EXERCISE DATA:
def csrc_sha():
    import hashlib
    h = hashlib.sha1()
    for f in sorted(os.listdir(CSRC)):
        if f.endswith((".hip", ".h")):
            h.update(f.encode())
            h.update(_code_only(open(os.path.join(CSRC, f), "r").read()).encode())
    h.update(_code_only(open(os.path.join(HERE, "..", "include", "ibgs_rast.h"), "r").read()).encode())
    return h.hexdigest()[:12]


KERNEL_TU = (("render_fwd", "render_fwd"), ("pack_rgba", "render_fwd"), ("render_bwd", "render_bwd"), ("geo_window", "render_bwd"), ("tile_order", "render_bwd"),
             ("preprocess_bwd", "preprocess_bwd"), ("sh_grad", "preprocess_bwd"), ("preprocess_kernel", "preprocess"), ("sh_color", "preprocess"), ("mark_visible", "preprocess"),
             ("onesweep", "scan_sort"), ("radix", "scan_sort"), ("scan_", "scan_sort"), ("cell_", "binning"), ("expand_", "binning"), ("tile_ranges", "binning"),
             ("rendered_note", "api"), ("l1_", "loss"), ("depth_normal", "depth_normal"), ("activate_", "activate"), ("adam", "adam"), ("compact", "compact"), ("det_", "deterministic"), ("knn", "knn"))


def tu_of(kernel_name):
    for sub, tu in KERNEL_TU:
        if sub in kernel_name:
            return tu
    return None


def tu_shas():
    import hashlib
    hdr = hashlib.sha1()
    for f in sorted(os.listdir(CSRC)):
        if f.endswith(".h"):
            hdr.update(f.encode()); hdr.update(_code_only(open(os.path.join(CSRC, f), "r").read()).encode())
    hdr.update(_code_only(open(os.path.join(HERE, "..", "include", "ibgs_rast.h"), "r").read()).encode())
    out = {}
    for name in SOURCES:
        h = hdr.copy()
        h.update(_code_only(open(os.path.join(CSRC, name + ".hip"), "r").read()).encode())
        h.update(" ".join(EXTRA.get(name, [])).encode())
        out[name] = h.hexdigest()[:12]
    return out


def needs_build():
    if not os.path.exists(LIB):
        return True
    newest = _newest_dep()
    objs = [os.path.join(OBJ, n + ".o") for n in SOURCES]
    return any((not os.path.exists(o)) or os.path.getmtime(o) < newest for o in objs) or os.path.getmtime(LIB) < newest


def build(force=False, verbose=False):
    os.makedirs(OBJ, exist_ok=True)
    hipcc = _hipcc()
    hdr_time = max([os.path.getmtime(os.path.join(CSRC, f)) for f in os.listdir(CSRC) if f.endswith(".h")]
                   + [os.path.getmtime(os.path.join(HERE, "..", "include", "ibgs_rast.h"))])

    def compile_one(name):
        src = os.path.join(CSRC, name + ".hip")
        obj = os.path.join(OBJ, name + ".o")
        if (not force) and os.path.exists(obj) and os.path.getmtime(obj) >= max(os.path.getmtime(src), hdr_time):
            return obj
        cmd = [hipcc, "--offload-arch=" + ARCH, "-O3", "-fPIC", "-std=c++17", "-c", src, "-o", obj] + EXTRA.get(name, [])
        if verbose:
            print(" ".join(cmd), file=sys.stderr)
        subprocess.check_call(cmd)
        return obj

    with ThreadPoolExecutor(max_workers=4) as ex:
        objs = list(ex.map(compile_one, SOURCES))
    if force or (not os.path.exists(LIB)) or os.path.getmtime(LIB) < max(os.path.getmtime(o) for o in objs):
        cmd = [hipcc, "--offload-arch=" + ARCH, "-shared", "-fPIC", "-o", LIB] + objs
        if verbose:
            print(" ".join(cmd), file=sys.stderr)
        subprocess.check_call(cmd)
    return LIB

EXERCISE: Give the lines again, exactly as they stand, from the beginning of the data through the line with "hdr_time = max([os.path.getmtime(os.path.join(CSRC, f))".

WRITTEN RESPONSE:
def csrc_sha():
    import hashlib
    h = hashlib.sha1()
    for f in sorted(os.listdir(CSRC)):
        if f.endswith((".hip", ".h")):
            h.update(f.encode())
            h.update(_code_only(open(os.path.join(CSRC, f), "r").read()).encode())
    h.update(_code_only(open(os.path.join(HERE, "..", "include", "ibgs_rast.h"), "r").read()).encode())
    return h.hexdigest()[:12]


KERNEL_TU = (("render_fwd", "render_fwd"), ("pack_rgba", "render_fwd"), ("render_bwd", "render_bwd"), ("geo_window", "render_bwd"), ("tile_order", "render_bwd"),
             ("preprocess_bwd", "preprocess_bwd"), ("sh_grad", "preprocess_bwd"), ("preprocess_kernel", "preprocess"), ("sh_color", "preprocess"), ("mark_visible", "preprocess"),
             ("onesweep", "scan_sort"), ("radix", "scan_sort"), ("scan_", "scan_sort"), ("cell_", "binning"), ("expand_", "binning"), ("tile_ranges", "binning"),
             ("rendered_note", "api"), ("l1_", "loss"), ("depth_normal", "depth_normal"), ("activate_", "activate"), ("adam", "adam"), ("compact", "compact"), ("det_", "deterministic"), ("knn", "knn"))


def tu_of(kernel_name):
    for sub, tu in KERNEL_TU:
        if sub in kernel_name:
            return tu
    return None


def tu_shas():
    import hashlib
    hdr = hashlib.sha1()
    for f in sorted(os.listdir(CSRC)):
        if f.endswith(".h"):
            hdr.update(f.encode()); hdr.update(_code_only(open(os.path.join(CSRC, f), "r").read()).encode())
    hdr.update(_code_only(open(os.path.join(HERE, "..", "include", "ibgs_rast.h"), "r").read()).encode())
    out = {}
    for name in SOURCES:
        h = hdr.copy()
        h.update(_code_only(open(os.path.join(CSRC, name + ".hip"), "r").read()).encode())
        h.update(" ".join(EXTRA.get(name, [])).encode())
        out[name] = h.hexdigest()[:12]
    return out


def needs_build():
    if not os.path.exists(LIB):
        return True
    newest = _newest_dep()
    objs = [os.path.join(OBJ, n + ".o") for n in SOURCES]
    return any((not os.path.exists(o)) or os.path.getmtime(o) < newest for o in objs) or os.path.getmtime(LIB) < newest


def build(force=False, verbose=False):
    os.makedirs(OBJ, exist_ok=True)
    hipcc = _hipcc()
    hdr_time = max([os.path.getmtime(os.path.join(CSRC, f)) for f in os.listdir(CSRC) if f.endswith(".h")]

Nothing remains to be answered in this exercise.